If the songs behind Lane’s lip-synched performances sound like those of a Lady Meatloaf, it’s because they are; Jim Steinman, writer of most Loaf hits, penned and arranged many of the tunes for the film. These songs are incredibly, infectiously good, and the concert scenes showcasing them are big, over-the-top productions. For evidence, check out the clips of “Nowhere Fast” and “Tonight is What it Means to be Young.” Then try to keep from playing them again.

TiMER (2009)
Written and Directed by: Jac Schaeffer

As author Kevin Wilson once said of his short stories, many of which bend reality in tiny ways, “When you present something strange and perhaps not possible, if you don’t blink, if you simply incorporate it into the story without making too much of a show about it, it will have a better chance of being accepted by the reader.”

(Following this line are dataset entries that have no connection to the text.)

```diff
@@ -367,9 +373,37 @@
   constexpr bool ACTOK = !CONV && !TAPE && Cfg::NTH == 1 && RW == 2 && kFWaves == 8;
   int arow = 0;
 
+  static_assert(kFThreads >= 4 * D, "one mask word per thread");
+  struct MaskRows { float km; int meta, ok; };
+  auto fetch_masks = [&](int step) {
+    const int sf = step, sb = p.num_steps - 1 - step;
+    MaskRows m{0.f, 0, 0};
+    if (tid < D) m.km = p.masks[(size_t)sf * D + tid];
+    else if (tid < 2 * D) m.km = p.masks[(size_t)sb * D + (tid - D)];
+    if (ACTOK && SPLIT && p.heads_meta) {
+      const int ar = sdw ? sb : sf;
+      if (tid >= 2 * D && tid < 3 * D) m.meta = p.heads_meta[2 * p.num_steps + ar * D + (tid - 2 * D)];
+      else if (tid >= 3 * D && tid < 4 * D && p.l1_img)
+        m.meta = p.heads_meta[2 * p.num_steps + (p.num_steps + ar) * D + (tid - 3 * D)];
+      if (tid < 2) m.ok = p.heads_meta[ar * 2 + tid];
+    }
+    return m;
+  };
+  auto store_masks = [&](const MaskRows& m, float* km, int* col) {
+    if (tid < 2 * D) km[tid] = m.km;
+    if (ACTOK && SPLIT && p.heads_meta) {
+      if (tid >= 2 * D && tid < 3 * D) col[tid - 2 * D] = m.meta;
+      else if (tid >= 3 * D && tid < 4 * D && p.l1_img) col[D + 4 + (tid - 3 * D)] = m.meta;
+      if (tid < 2) col[D + tid] = m.ok;
+    }
+  };
+  constexpr bool EDGEOK = !CONV && !TAPE;
+  const bool edge = EDGEOK && !p.serial_step_edge;
+  float tcn = 0.f, tsn = 0.f;
+
   auto net_update = [&](const l2hmc_dense_net& net, const float* cn, const float* in1, int mode, int sub,
                         bool prep_next_mask, int l1, bool is_vnet, const float tcr, const float tsr,
-                        int callidx) {
+                        int callidx, bool enter_l2, int fetch_step, bool fold_next) {
     const float* pk = net.packed;
     const bool zig = (callidx & 1) != 0;
     [[maybe_unused]] const FusedTape& tp = is_vnet ? p.tv : p.tx;
@@ -419,10 +453,29 @@
     constexpr int DP1 = L2HMC_DP1, DP2 = L2HMC_DP2, DPH = L2HMC_DPH;
     BRing<NT1, DP2> R2;
     BRing<3 * NTH, DPH> R3;
+    auto l1_epilogue = [&](const f32x4 (&pre)[NT1], const float tc, const float ts) {
+      unsigned gmask = 0;
+#pragma unroll
+      for (int t = 0; t < NT1; ++t) {
+        const int c0 = (wave * NT1 + t) * 16 + q * 4;
+        const f32x4 b = *reinterpret_cast<const f32x4*>(cn + c0);
+        const f32x4 w0 = *reinterpret_cast<const f32x4*>(cn + H + c0);
+        const f32x4 w1 = *reinterpret_cast<const f32x4*>(cn + 2 * H + c0);
+        f32x4 hv;
+#pragma unroll
+        for (int e = 0; e < 4; ++e) {
+          hv[e] = fmaxf(pre[t][e] + b[e] + (tc * w0[e] + ts * w1[e]), 0.f);
+          if constexpr (TAPE) gmask |= (hv[e] > 0.f ? 1u : 0u) << (t * 4 + e);
+        }
+        *reinterpret_cast<f32x4*>(h1 + r * SH + c0) = hv;
+      }
+      return gmask;
+    };
     {
-      constexpr int KH = Cfg::KC1 / 2;
       f32x4 acc[NT1];
       [[maybe_unused]] unsigned long long t0 = FT_NOW();
+      if (!enter_l2) {
+      constexpr int KH = Cfg::KC1 / 2;
       const float* src1 = in1;
       const float* src2 = gs;
       int s1 = SX;
@@ -497,35 +550,24 @@
           for (int t = 0; t < NT1; ++t) keep_v[t] = acc[t];
         }
       }
+      }
       ring_prime<NT1, DP2, NTI1>(R2, wp2, zig, Cfg::KC2, to1);
       FT_ADD(0, t0);
+      if (!enter_l2) {
       t0 = FT_NOW();
-      [[maybe_unused]] unsigned gmask = 0;
-#pragma unroll
-      for (int t = 0; t < NT1; ++t) {
-        const int c0 = (wave * NT1 + t) * 16 + q * 4;
-        const f32x4 b = *reinterpret_cast<const f32x4*>(cn + c0);
-        const f32x4 w0 = *reinterpret_cast<const f32x4*>(cn + H + c0);
-        const f32x4 w1 = *reinterpret_cast<const f32x4*>(cn + 2 * H + c0);
-        f32x4 hv;
-#pragma unroll
-        for (int e = 0; e < 4; ++e) {
-          hv[e] = fmaxf(acc[t][e] + b[e] + (tcr * w0[e] + tsr * w1[e]), 0.f);
-          if constexpr (TAPE) gmask |= (hv[e] > 0.f ? 1u : 0u) << (t * 4 + e);
-        }
-        *reinterpret_cast<f32x4*>(h1 + r * SH + c0) = hv;
-      }
+      [[maybe_unused]] const unsigned gmask = l1_epilogue(acc, tcr, tsr);
       if constexpr (TAPE) {
         const size_t word = ((size_t)(callidx * 2 + 0) * gridDim.x + blockIdx.x) * (64 * IMGW) + wimg * 64 + lane;
         if constexpr (RW == 1) tp.gate[word] = gmask;
         else reinterpret_cast<unsigned short*>(tp.gate)[word * 2 + wsub] = (unsigned short)gmask;
       }
       FT_ADD(3, t0);
-    }
-    {
-      [[maybe_unused]] const unsigned long long tb = FT_NOW();
-      __syncthreads();
-      FT_ADD(6, tb);
+      {
+        [[maybe_unused]] const unsigned long long tb = FT_NOW();
+        __syncthreads();
+        FT_ADD(6, tb);
+      }
+      }
     }
     if constexpr (TAPE) tape_rows(tp.h1, h1);
     {
@@ -575,6 +617,10 @@
       for (int t = 0; t < 3 * NTH; ++t) acc[t] = f32x4{0.f, 0.f, 0.f, 0.f};
       const float* a = h2 + r * SH + q * 4;
       [[maybe_unused]] unsigned long long t0 = FT_NOW();
+      MaskRows nxt{0.f, 0, 0};
+      if constexpr (EDGEOK) {
+        if (fetch_step >= 0) nxt = fetch_masks(fetch_step);
+      }
       if (ACTOK && actv) {
         if (wv < 4)
           stream_layer<3 * NTH, Cfg::KC2, DPH, 3, 1>(
@@ -584,6 +630,14 @@
             R3, wph, [&](int kc) { return *reinterpret_cast<const f32x4*>(a + kc * 16); }, acc, zig, toh);
       }
       FT_ADD(2, t0);
+      if constexpr (EDGEOK) {
+        if (fetch_step >= 0) store_masks(nxt, mset ? skm0 : skm1, mset ? scol0 : scol1);
+        if (fold_next) {
+          t0 = FT_NOW();
+          l1_epilogue(keep_v, tcn, tsn);
+          FT_ADD(3, t0);
+        }
+      }
       t0 = FT_NOW();
       float ld = 0.f;
       const float* bhd = cn + 4 * H;
@@ -732,23 +786,35 @@
   };
 
   const float two_pi = 6.28318530717958647692f;
+  bool folded = false;
+  float tcr = 0.f, tsr = 0.f;
   for (int step = p.step_begin; step < p.step_end; ++step) {
-    const int sf = step, sb = p.num_steps - 1 - step;
-    const float af = two_pi * (float)sf / (float)p.num_steps, ab = two_pi * (float)sb / (float)p.num_steps;
-    const float tcf = cosf(af), tsf = sinf(af), tcb = cosf(ab), tsb = sinf(ab);
-    const float tcr = dirl ? tcb : tcf, tsr = dirl ? tsb : tsf;
-    for (int i = tid; i < D; i += kFThreads) {
-      skm[i] = p.masks[(size_t)sf * D + i];
-      skm[D + i] = p.masks[(size_t)sb * D + i];
-    }
-    if (ACTOK && SPLIT && p.heads_meta) {
-      arow = sdw ? sb : sf;
-      for (int i = tid; i < D; i += kFThreads) scol[i] = p.heads_meta[2 * p.num_steps + arow * D + i];
-      if (tid < 2) sel[tid] = p.heads_meta[arow * 2 + tid];
-      if (p.l1_img)
-        for (int i = tid; i < D; i += kFThreads) scp[i] = p.heads_meta[2 * p.num_steps + (p.num_steps + arow) * D + i];
-    }
-    __syncthreads();
+    tcr = tcn;
+    tsr = tsn;
+#pragma nounroll
+    for (int k = step == p.step_begin ? 0 : 1; k < 2; ++k) {
+      const int sf = step + k, sb = p.num_steps - 1 - sf;
+      const float af = two_pi * (float)sf / (float)p.num_steps, ab = two_pi * (float)sb / (float)p.num_steps;
+      const float tcf = cosf(af), tsf = sinf(af), tcb = cosf(ab), tsb = sinf(ab);
+      tcn = dirl ? tcb : tcf;
+      tsn = dirl ? tsb : tsf;
+      if (k == 0) {
+        tcr = tcn;
+        tsr = tsn;
+      }
+    }
+    if (ACTOK && SPLIT && p.heads_meta) arow = sdw ? p.num_steps - 1 - step : step;
+    if (folded) {
+      mset ^= 1;
+      skm = mset ? skm1 : skm0;
+      scol = mset ? scol1 : scol0;
+      sel = scol + D;
+      scp = sel + 4;
+    } else {
+      store_masks(fetch_masks(step), skm, scol);
+      __syncthreads();
+    }
+    const bool has_next = edge && step + 1 < p.step_end;
 #pragma nounroll
     for (int call = 0; call < 4; ++call) {
       const bool is_v = call == 0 || call == 3;
@@ -760,9 +826,11 @@
       }
       const int l1 = call == 0 ? (keep_v_valid ? 2 : 0) : call == 1 ? 3 : call == 2 ? 4 : 1;
       net_update(is_v ? p.vnet : p.xnet, is_v ? cv : cx, is_v ? xs : vs, is_v ? 1 : 2, call == 2 ? 1 : 0,
-                 call < 2, l1, is_v, tcr, tsr, 2 * step + (call == 0 || call == 1 ? 0 : 1));
+                 call < 2, l1, is_v, tcr, tsr, 2 * step + (call == 0 || call == 1 ? 0 : 1), call == 0 && folded,
+                 call == 2 && has_next ? step + 1 : -1, call == 3 && has_next);
     }
     keep_v_valid = true;
+    folded = has_next;
   }
 
   float act1[1], kin1[1];
@@ -905,6 +973,7 @@
   FusedArgs a{};
   a.T = p->T; a.X = p->X; a.num_steps = p->num_steps; a.step_begin = step_begin; a.step_end = step_end;
   a.eps = p->eps; a.beta = beta; a.masks = p->masks; a.xnet = p->xnet; a.vnet = p->vnet;
+  a.serial_step_edge = (p->flags & L2HMC_PLAN_SERIAL_STEP_EDGE) != 0;
   a.xfront = p->xfront; a.vfront = p->vfront;
   a.x0 = x0; a.v0 = v0; a.dir = dir; a.rows = rows; a.x_out = x_out; a.v_out = v_out;
   a.x_mod = x_mod; a.dir_split = dir_split;
@@ -1031,6 +1100,7 @@
     FusedArgs a{};
     a.T = p->T; a.X = p->X; a.num_steps = p->num_steps; a.step_begin = 0; a.step_end = p->num_steps;
     a.eps = p->eps; a.beta = beta; a.masks = p->masks; a.xnet = p->xnet; a.vnet = p->vnet;
+    a.serial_step_edge = (p->flags & L2HMC_PLAN_SERIAL_STEP_EDGE) != 0;
     a.xfront = p->xfront; a.vfront = p->vfront;
     a.x0 = x_in + c0 * D; a.rows = ceil_div(nb, cpw) * rpw;
     a.step_x_next = x_next ? x_next + c0 * D : nullptr;
diff --git a/l2hmc_amd/gauge_dynamics.py b/l2hmc_amd/gauge_dynamics.py
--- a/l2hmc_amd/gauge_dynamics.py
+++ b/l2hmc_amd/gauge_dynamics.py
@@ -26,6 +26,7 @@
         self.tiles16_only = False
         self.all_columns = False
         self.full_l1 = False
+        self.serial_step_edge = False
         for key, val in kwargs.items():
             if key != 'eps':
                 setattr(self, key, val)
@@ -121,7 +122,8 @@
                            | (_lib.PLAN_RECOMPUTE if self.recompute else 0)
                            | (_lib.PLAN_TILES16_ONLY if self.tiles16_only else 0)
                            | (_lib.PLAN_ALL_COLUMNS if self.all_columns else 0)
-                           | (_lib.PLAN_FULL_L1 if self.full_l1 else 0),
+                           | (_lib.PLAN_FULL_L1 if self.full_l1 else 0)
+                           | (_lib.PLAN_SERIAL_STEP_EDGE if self.serial_step_edge else 0),
                            masks=_lib.dev_ptr(self.mask, name="mask"))
         if not self.hmc:
             p.xnet = self.position_fn.pack()
```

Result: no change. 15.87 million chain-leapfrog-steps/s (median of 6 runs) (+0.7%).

TiMER writer-director Jac Schaeffer seems to agree with this principle. At the heart of the story is an implant device, a magical technology which counts down to the moment at which you will (and it is a definite, infallible will) meet your soul mate. The setup seems ripe for explanations and arguments, but Schaeffer smartly avoids any potential sci-fi navel-gazing to focus on the effects this technology has on Oona and her small, perfect-match-minded circle. It’s not about how, but what then.

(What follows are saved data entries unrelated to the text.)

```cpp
bool sh_trace_on();
#define SH_TRACE(...)                                    \
    do {                                                 \
        if (sh_trace_on()) {                             \
            fprintf(stderr, "[sh] " __VA_ARGS__);        \
            fputc('\n', stderr);                         \
            fflush(stderr);                              \
        }                                                \
    } while (0)

bool sh_timing_on();
// ... 150 lines not shown
    DevBuf blk;
    int stage(hipStream_t s, const sh_batch* b, int n_cols, const int32_t* types, sh_batch* dev);
};

size_t type_size(int t);

using shd::AggPlan;
using shd::FilterProg;
using shd::KeyPlan;
using shd::PushInfo;
using shd::TileMap;

struct SlidingImpl;

struct Tuning {
    bool direct_pos = false, part_keys_1024 = false, no_async_small = false, sl_records_seq = false;
    bool pl_sort = true;
    bool slx_wave = true;
    int agg_band_rows = 8;
    static Tuning from_env();
};

struct WideKeys;
struct sh_query {
    int kind = 0;
    Tuning tune = Tuning::from_env();
    SlidingImpl* sl = nullptr;
    std::unordered_map<int, std::vector<std::u16string>> strings;
    std::unordered_map<int, std::vector<char>> strings_set;
    bool partitioned = false, p0_known = false;
// ... 37 lines not shown
    DevBuf fl_dev;
    HavingState hv;
    std::vector<std::pair<int64_t, int64_t>> xr_starts;
    std::vector<int64_t> xr_rep, xr_vals;
    bool xt_Lvalid = false;
    int64_t xt_L = 0;
    int64_t xt_nnew = 0;
    DevBuf sc_slp, sc_fflag, sc_fo, sc_fc, sc_bclk;
    DevBuf xt_dev;
    PinnedBuf xt_host;
    int64_t n_pend = 0, pend_cap = 0;
    int64_t last_nb = 0;
    int64_t seq = 0;
    DevBuf pend_pos, pend_ts, pend_vals;
    DevBuf pend_tmp;
    DevBuf blk_pass, blk_tl, blk_first, blk_xm, info, bounds, segs, seg_rows, rows, counters, out_ts, out_keys, out_vals,
        out_nulls, out_expired, out_rep, blk_cnt;
    DevBuf first_bits, word_pre;
    DevBuf emit_stage;
    const void* zeroed_nulls = nullptr;
    const void* zeroed_expired = nullptr;
    DevBuf ms_counts, ms_tmp, rec_pos, rec_idx, rec_vals, part_off;
    DevBuf new_pos, seg_off;
    PushInfo* h_info = nullptr;
    PinnedBuf h_up;
    PinnedBuf h_tail;
    PinnedBuf h_bounds;
    bool ms_ready = false;
    bool rec_packed = false;
    bool direct_pos = false;
// ... 18 lines not shown
    int64_t rec_cap = 0;
    struct ClosedTail {
        bool active = false, host_done = false;
        int nseg = 0, units_per_seg = 1;
        int64_t closed_hi = 0;
        std::vector<int64_t> clocks, windows;
    } tail;
    StagedBatch staged;
    OutHost out;
    sh_out dev_out{};
    PinnedVec<int64_t> dev_flush_offsets{0}, dev_flush_clock;
    hipEvent_t ev_push0 = nullptr, ev_push1 = nullptr, ev_agg0 = nullptr, ev_agg1 = nullptr;
    hipEvent_t ev_srt0 = nullptr, ev_srt1 = nullptr;
    bool srt_timed = false;
    hipEvent_t ev_mid = nullptr;
    sh_stats stats{};
    int64_t agg_bytes = 0;
    std::vector<int64_t> flush_window;
    bool internal_keys = false;
    size_t kt_min_size = 0;
    int32_t load_type[SH_MAX_COLS]{};
    uint32_t cols_used = 0;
    bool given = false;
    const int* given_wcol = nullptr;
    const shd::u64* given_gidx = nullptr;
    const int64_t* given_clk = nullptr;
    int64_t given_seq0 = 0, given_ss = 1;
    int64_t given_W_base = 0, given_W_end = 0;
    std::vector<sh_bound> gbounds;
    DevBuf pend_gidx, out_order;
// ... 73 lines not shown
struct FlushVecs {
    PinnedVec<int64_t>& offsets;
    PinnedVec<int64_t>& clocks;
};
inline FlushVecs flush_vecs(sh_query* q, bool host_out) {
    if (host_out) return {q->out.flush_offsets, q->out.flush_clock};
    return {q->dev_flush_offsets, q->dev_flush_clock};
}

int sc_rows(sh_query* q, const sh_batch* b, const std::vector<shd::Bound>& bounds, int64_t n_old, int64_t M, bool cv0,
            int64_t clock0, int64_t seq0, bool host_out);
int sc_expire_pending(sh_query* q, int64_t now, bool host_out);
int hv_closed(sh_query* q, const std::vector<shd::Segment>& segs, const std::vector<int64_t>& clocks, const sh_batch* b,
              bool host_out);
int append_pending(sh_query* q, const sh_batch* b, int64_t n_old, int64_t M);
int upload_segments(sh_query* q, const std::vector<shd::Segment>& segs);

int partition_filter(const FilterProg& base, int pcol, int ptype, int64_t key, FilterProg* out);

int64_t given_flush_clock(const sh_query* q, int64_t W);
int query_push_given(sh_query* q, const sh_batch* b, bool host_out, const sh_out** out);
int query_close_given(sh_query* q, bool host_out, const sh_out** out);
int query_advance(sh_query* q, int64_t now, bool host_out, const sh_out** out);

int query_reserve_keys(sh_query* q, int64_t extra);
int query_drain_async(sh_query* q);
int query_swap_keys(sh_query* q, KeyTableHost& nk);

int sh_query_create_internal(sh_ctx* ctx, const sh_query_desc* d, const KeyPlan& kp, sh_query** out);
int sh_advance_time_device(sh_query* q, int64_t now, const sh_out** out);

// ... 20 lines not shown
```

### siddhi_amd/csrc/sh_window.cpp

```cpp
#include <hip/hip_runtime.h>

#include <algorithm>
#include <atomic>
#include <cstdlib>
#include <cstring>
#include <string>
#include <vector>

#include "sh_agg.h"
#include "sh_internal.h"
#include "sh_runtime.h"
#include "sh_wide.h"

using namespace shd;

#define HIPCHK(x)                                                                                          \
    do {                                                                                                   \
        hipError_t _e = (x);                                                                               \
        if (_e != hipSuccess) return sh_fail(SH_ERR_DEVICE, std::string(#x) + ": " + hipGetErrorString(_e)); \
    } while (0)
#define RCHK(x)            \
    do {                   \
        int _r = (x);      \
        if (_r) return _r; \
// ... 61 lines not shown
    RCHK(nv.reserve(std::max(1, q->ap.n_vcols) * ncap * 8, false));
    RCHK(ng.reserve(ncap * 8, false));
    hipStream_t s = q->ctx->stream;
    if (keep > 0) {
        HIPCHK(hipMemcpyAsync(ng.p, q->pend_gidx.p, keep * 8, hipMemcpyDeviceToDevice, s));
        HIPCHK(hipMemcpyAsync(np.p, q->pend_pos.p, keep * 4, hipMemcpyDeviceToDevice, s));
        HIPCHK(hipMemcpyAsync(nt.p, q->pend_ts.p, keep * 8, hipMemcpyDeviceToDevice, s));
        for (int j = 0; j < q->ap.n_vcols; j++)
            HIPCHK(hipMemcpyAsync((char*)nv.p + j * ncap * 8, (char*)q->pend_vals.p + j * q->pend_cap * 8, keep * 8,
                                  hipMemcpyDeviceToDevice, s));
    }
    HIPCHK(hipStreamSynchronize(s));
    q->pend_pos = std::move(np); q->pend_ts = std::move(nt); q->pend_vals = std::move(nv); q->pend_gidx = std::move(ng);
    q->pend_cap = ncap;
    return SH_OK;
}

static int query_create(sh_ctx* ctx, const sh_query_desc* d, const KeyPlan* kp_override, sh_query** out);
int query_set_partition(sh_query* q, int64_t key);

static bool scatter_fits(const sh_query* q, int p) {
    const int nv = q->ap.n_vcols;
    size_t v = nv <= 1 ? 1 : nv <= 2 ? 2 : nv <= 4 ? 4 : 8;
    return v * kTile * 8 + (size_t)kTile * 8 + (size_t)p * 20 + 64 <= 160 * 1024;
}

static size_t max_table_size(const sh_query* q) {
    int P = 1;
    while (P < 16384 && scatter_fits(q, P << 1)) P <<= 1;
    return (size_t)P * 512;
// ... 225 lines not shown
        q->kind = 1;
        if ((rc = sliding_create(q))) { delete q; return rc; }
        *out = q;
        return SH_OK;
    }
    q->kt_min_size = q->kt.size_;
    if ((rc = size_partitions(q))) { delete q; return rc; }
    if (hipHostMalloc((void**)&q->h_info, sizeof(PushInfo), hipHostMallocDefault) != hipSuccess) {
        delete q;
        return sh_fail(SH_ERR_OOM, "pinned alloc failed");
    }
    if ((rc = q->info.reserve(sizeof(PushInfo), false)) || (rc = q->counters.reserve(64, false))) { delete q; return rc; }
    (void)hipEventCreate(&q->ev_push0); (void)hipEventCreate(&q->ev_push1);
    (void)hipEventCreate(&q->ev_agg0); (void)hipEventCreate(&q->ev_agg1);
    (void)hipEventCreateWithFlags(&q->ev_mid, hipEventDisableTiming);
    *out = q;
    return SH_OK;
}

static bool direct_pos_ok(const sh_query* q) {
    const int kc = q->kp.n == 1 ? q->kp.col[0] : -1;
    return q->kt.dense && q->kt.dmul == 1 && q->kt.dadd == 0 && kc >= 0 && q->kp.div[0] == 0 &&
           (q->load_type[kc] == SH_T_STRID || q->load_type[kc] == SH_T_INT) && filter_kind(q->fp) == 0 &&
           !q->xmode && !q->d.stream_current && q->ap.n > 0 && q->P > 1 && !q->partitioned && !q->given;
}

static bool want_direct_pos(const sh_query* q) {
    return q->tune.direct_pos && direct_pos_ok(q);
}

// ... 21 lines not shown
    wp.kind = q->d.window;
    wp.e0_valid = q->e0_valid;
    wp.clock_valid = q->clock_valid;
    wp.L = wp.T = q->d.window_param;
    wp.cal = q->cal;
    wp.cal_tz = q->cal_tz;
    wp.E0 = q->E0;
    wp.clock0 = q->clock;
    wp.W_open = q->W_open;
    wp.n_pend = q->n_pend;
    wp.send_size = send_size;
    wp.N = N;
    return wp;
}

int upload_segments(sh_query* q, const std::vector<Segment>& segs) {
    const size_t bytes = segs.size() * sizeof(Segment);
    RCHK(q->h_up.reserve(bytes));
    RCHK(q->segs.reserve(bytes, false));
    std::memcpy(q->h_up.p, segs.data(), bytes);
    HIPCHK(hipMemcpyAsync(q->segs.p, q->h_up.p, bytes, hipMemcpyHostToDevice, q->ctx->stream));
    return SH_OK;
}
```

The film’s neutral color palette and soft, even lighting can sometimes feel like a toothpaste ad. But underneath the gauzy visuals are smart performances and naturally witty dialogue, and a relieving refusal to slide in to the usual boy-meets-girl tropes. Without driving it in too much, the characters’ unease with the device reflects our increasingly complicated struggle to decide how much knowledge is too much. When Oona’s teenage brother’s alarm sounds, his disappointment is clear; he won’t get to meet girls, make mistakes, and eventually find the right one (or not). His road to “happiness” is standing five feet away, and the device is pushing him to take the sure thing over the exciting unknown. TiMER eliminates the need to question compatibility, and in doing so, shows how much faith it can take for two people to commit to each other in the real world.

Two Documentaries “About” The Past:
Billy the Kid (2007) Directed by: Jennifer Venditti
Stevie (2002) Directed by: Steve James

It’s easy for a documentary to manufacture nostalgia – who doesn’t love feeling warm and fuzzy about the past? – but it’s rare to see an honest depiction of all the halting uneasiness between the memories. Billy is a 15-year-old karate student and heavy metal fan stumbling through a year of high school in rural Maine. He’s a cracked genius with an accidental knack for brilliant one-liners (“Years of loneliness have been murder,” he says to a group of men clapping outside a diner after they witness his first kiss). Adults and younger kids are generally impressed and a little confused by his unfiltered honesty and forwardness, while his peers unfailingly refuse to understand him.

Director Jennifer Venditti first met Billy while casting teenage extras for a short film. Unable to forget him, she later came back to chronicle his ups and downs and frank philosophies. It’s easy to see why he stuck in her head. Billy somehow manages to make every moment feel simultaneously uncomfortable and charming. Even his most mundane exchanges seem to say something about the ways we all relate to each other. Drama may be life with the dull bits cut out, but in Billy the Kid the “dull” bits are the most dramatic.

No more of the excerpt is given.